On the other hand, all meat that isn't privately sold is required to be
inspected before and after slaughter and processing by the USDA. The packing
plants have to shut down if there aren't inspectors there.

------
hourislate
I always leave a review with pictures and as much info as I can if the product
is shit and not what I expected or what the reviews suggested to help the next
folks. I actually bought a jump rope on Amazon that was "Amazon's Choice" and
it turned out to be crap. I found that exact same jump rope at Walmart for
$4.99 instead of $25 on Amazon and went to war with the seller.

He emailed me repeatedly offering refunds or a new rope, etc to change my
review. This only encouraged me to post more pictures and comparisons.
Eventually, they just added like 20 reviews to push mine down.
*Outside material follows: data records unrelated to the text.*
extern "C" int fbl_transpose_to_bf16(const void* in, int in_is_bf16, int64_t ld_in, int rows, int cols, void* out_bf16,
                                     int64_t rows_pad, void* stream) {
  if (rows_pad < rows) return FBL_ERR_ARG;
  if (rows_pad <= 0 || cols <= 0) return 0;
  dim3 grid((unsigned)((rows_pad + 63) / 64), (cols + 63) / 64);
  if (in_is_bf16)
    hipLaunchKernelGGL(transpose_kernel<true>, grid, dim3(256), 0, (hipStream_t)stream, in, (long)ld_in, rows, cols,
                       (bf16*)out_bf16, (long)rows_pad);
  else
    hipLaunchKernelGGL(transpose_kernel<false>, grid, dim3(256), 0, (hipStream_t)stream, in, (long)ld_in, rows, cols,
                       (bf16*)out_bf16, (long)rows_pad);
  FBL_CHECK_LAUNCH();
  return 0;
}

extern "C" int fbl_transpose_batched_bf16(const void* src_bf16, const int64_t* src_off, void* dst_bf16,
                                          const int64_t* dst_off, int count, int rows, int cols, void* stream) {
  if (count <= 0 || rows <= 0 || cols <= 0) return 0;
  hipLaunchKernelGGL(transpose_batched_kernel, dim3((rows + 63) / 64, (cols + 63) / 64, count), dim3(256), 0,
                     (hipStream_t)stream, (const bf16*)src_bf16, src_off, (bf16*)dst_bf16, dst_off, rows, cols);
  FBL_CHECK_LAUNCH();
  return 0;
}

extern "C" int64_t fbl_colsum_ws_floats(int cols) { return (int64_t)CS_BLOCKS * cols; }
extern "C" int fbl_colsum(const void* in, int in_is_bf16, int64_t ld_in, int rows, int cols, float* out, float* ws,
                          void* stream) {
  if (rows <= 0 || cols <= 0) return 0;
  int nblk = rows < CS_BLOCKS ? rows : CS_BLOCKS;
  dim3 grid(nblk, (cols + 255) / 256);
  if (in_is_bf16)
    hipLaunchKernelGGL(colsum_kernel<true>, grid, dim3(256), 0, (hipStream_t)stream, in, (long)ld_in, rows, cols, ws);
  else
    hipLaunchKernelGGL(colsum_kernel<false>, grid, dim3(256), 0, (hipStream_t)stream, in, (long)ld_in, rows, cols, ws);
  FBL_CHECK_LAUNCH();
  hipLaunchKernelGGL(colsum_fold_kernel, dim3((cols + 15) / 16), dim3(256), 0, (hipStream_t)stream, ws, nblk, cols,
                     out);
  FBL_CHECK_LAUNCH();
  return 0;
}

extern "C" int fbl_head_transpose(const void* v_bf16, int64_t ldv, void* vt_bf16, int B, int S, int Sp, int nh,
                                  int64_t out_sh, int64_t out_sb, int64_t out_sd, void* stream) {
  if (Sp < S || Sp % 64) return FBL_ERR_SHAPE;
  if (ldv % 8 || out_sh % 8 || out_sb % 8 || out_sd % 8 || ((uintptr_t)v_bf16 & 15) || ((uintptr_t)vt_bf16 & 15)) return FBL_ERR_ALIGN;
  if (B * S <= 0) return 0;
  hipLaunchKernelGGL(head_transpose_kernel, dim3(Sp / 64, nh, B), dim3(256), 0, (hipStream_t)stream,
                     (const bf16*)v_bf16, (long)ldv, (bf16*)vt_bf16, B, S, Sp, nh, (long)out_sh, (long)out_sb,
                     (long)out_sd);
  FBL_CHECK_LAUNCH();
  return 0;
}

extern "C" int fbl_ce_fwd(const float* logits, int64_t ldv, const int64_t* labels, int N, int V, float* row_lse,
                          float* loss_sum_cnt, void* stream) {
  if (N <= 0) return 0;
  hipLaunchKernelGGL(ce_fwd_kernel, dim3(N), dim3(256), 0, (hipStream_t)stream, logits, (long)ldv, labels, N, V,
                     row_lse, loss_sum_cnt);
  FBL_CHECK_LAUNCH();
  hipLaunchKernelGGL(ce_fold_kernel, dim3(1), dim3(256), 0, (hipStream_t)stream, logits, (long)ldv, labels, N, row_lse,
                     loss_sum_cnt);
  FBL_CHECK_LAUNCH();
  return 0;
}
extern "C" int fbl_ce_bwd_rows(const float* logits, int64_t ldv, const int64_t* labels, const int32_t* rows, int R,
                               int V, int Vp, const float* row_lse, const float* loss_sum_cnt, float gscale,
                               const float* gscale_dev, void* dlogits_bf16, void* stream) {
  if (R <= 0) return 0;
  if (Vp < V) return FBL_ERR_ARG;
  hipLaunchKernelGGL(ce_bwd_rows_kernel, dim3(R), dim3(256), 0, (hipStream_t)stream, logits, (long)ldv, labels, rows, V,
                     Vp, row_lse, loss_sum_cnt, gscale, gscale_dev, (bf16*)dlogits_bf16);
  FBL_CHECK_LAUNCH();
  return 0;
}

extern "C" int fbl_gather_rows_bf16(const void* in, int64_t ld, const int32_t* rows, int R, int cols, void* out,
                                    void* stream) {
  if (R <= 0) return 0;
  if (cols % 8 || ld % 8) return FBL_ERR_ALIGN;
  hipLaunchKernelGGL(gather_rows_bf16_kernel, dim3(R), dim3(128), 0, (hipStream_t)stream, (const bf16*)in, (long)ld,
                     rows, cols, (bf16*)out);
  FBL_CHECK_LAUNCH();
  return 0;
}
extern "C" int fbl_scatter_rows_f32(const float* in, const int32_t* rows, int R, int cols, float* out, int64_t ld,
                                    void* stream) {
  if (R <= 0) return 0;
  hipLaunchKernelGGL(scatter_rows_f32_kernel, dim3(R), dim3(256), 0, (hipStream_t)stream, in, rows, cols, out,
                     (long)ld);
  FBL_CHECK_LAUNCH();
  return 0;
}

extern "C" int64_t fbl_sumsq_ws_floats(void) { return SUMSQ_BLOCKS; }
extern "C" int fbl_sumsq(const float* x, int64_t n, float* out_sumsq, float* ws, void* stream) {
  if (n <= 0) return 0;
  if (!ws || !out_sumsq) return FBL_ERR_ARG;
  const int nblk = grid1d(n, 256, SUMSQ_BLOCKS);
  hipLaunchKernelGGL(sumsq_kernel, dim3(nblk), dim3(256), 0, (hipStream_t)stream, x, (long)n, ws);
  FBL_CHECK_LAUNCH();
  hipLaunchKernelGGL(sumsq_fold_kernel, dim3(1), dim3(256), 0, (hipStream_t)stream, (const float*)ws, nblk, out_sumsq);
  FBL_CHECK_LAUNCH();
  return 0;
}
extern "C" int fbl_adam_flat(float* p, const float* g, float* m, float* v, int64_t n, float lr, float beta1,
                             float beta2, float eps, float weight_decay, int step, const float* sumsq, float max_norm,
                             float grad_scale, void* stream) {
  if (n <= 0) return 0;
  const float bc1 = 1.0f - powf(beta1, (float)step);
  const float bc2 = 1.0f - powf(beta2, (float)step);
  hipLaunchKernelGGL(adam_flat_kernel, dim3(grid1d(n)), dim3(256), 0, (hipStream_t)stream, p, g, m, v, (long)n, lr,
                     beta1, beta2, eps, weight_decay, bc1, bc2, sumsq, max_norm, grad_scale);
  FBL_CHECK_LAUNCH();
  return 0;
}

I don't buy anything on AMZN anymore unless it is something where I know I'm
getting the real thing at a good price. Typically you can find those cheap
Chinese items on AMZN for a lot less at Walmart or a local store. It's a shame
that AMZN isn't able to police their reviews culling all the fakery.

------
debaserab2
The seller fraud started happening when Amazon let international vendors on
the platform so they could compete with Alibaba. It's virtually impossible for
Amazon to police all their international vendors given how hard things like
verification are internationally. Even when they do ban a vendor, it's very
easy for them to pop up again under a different name.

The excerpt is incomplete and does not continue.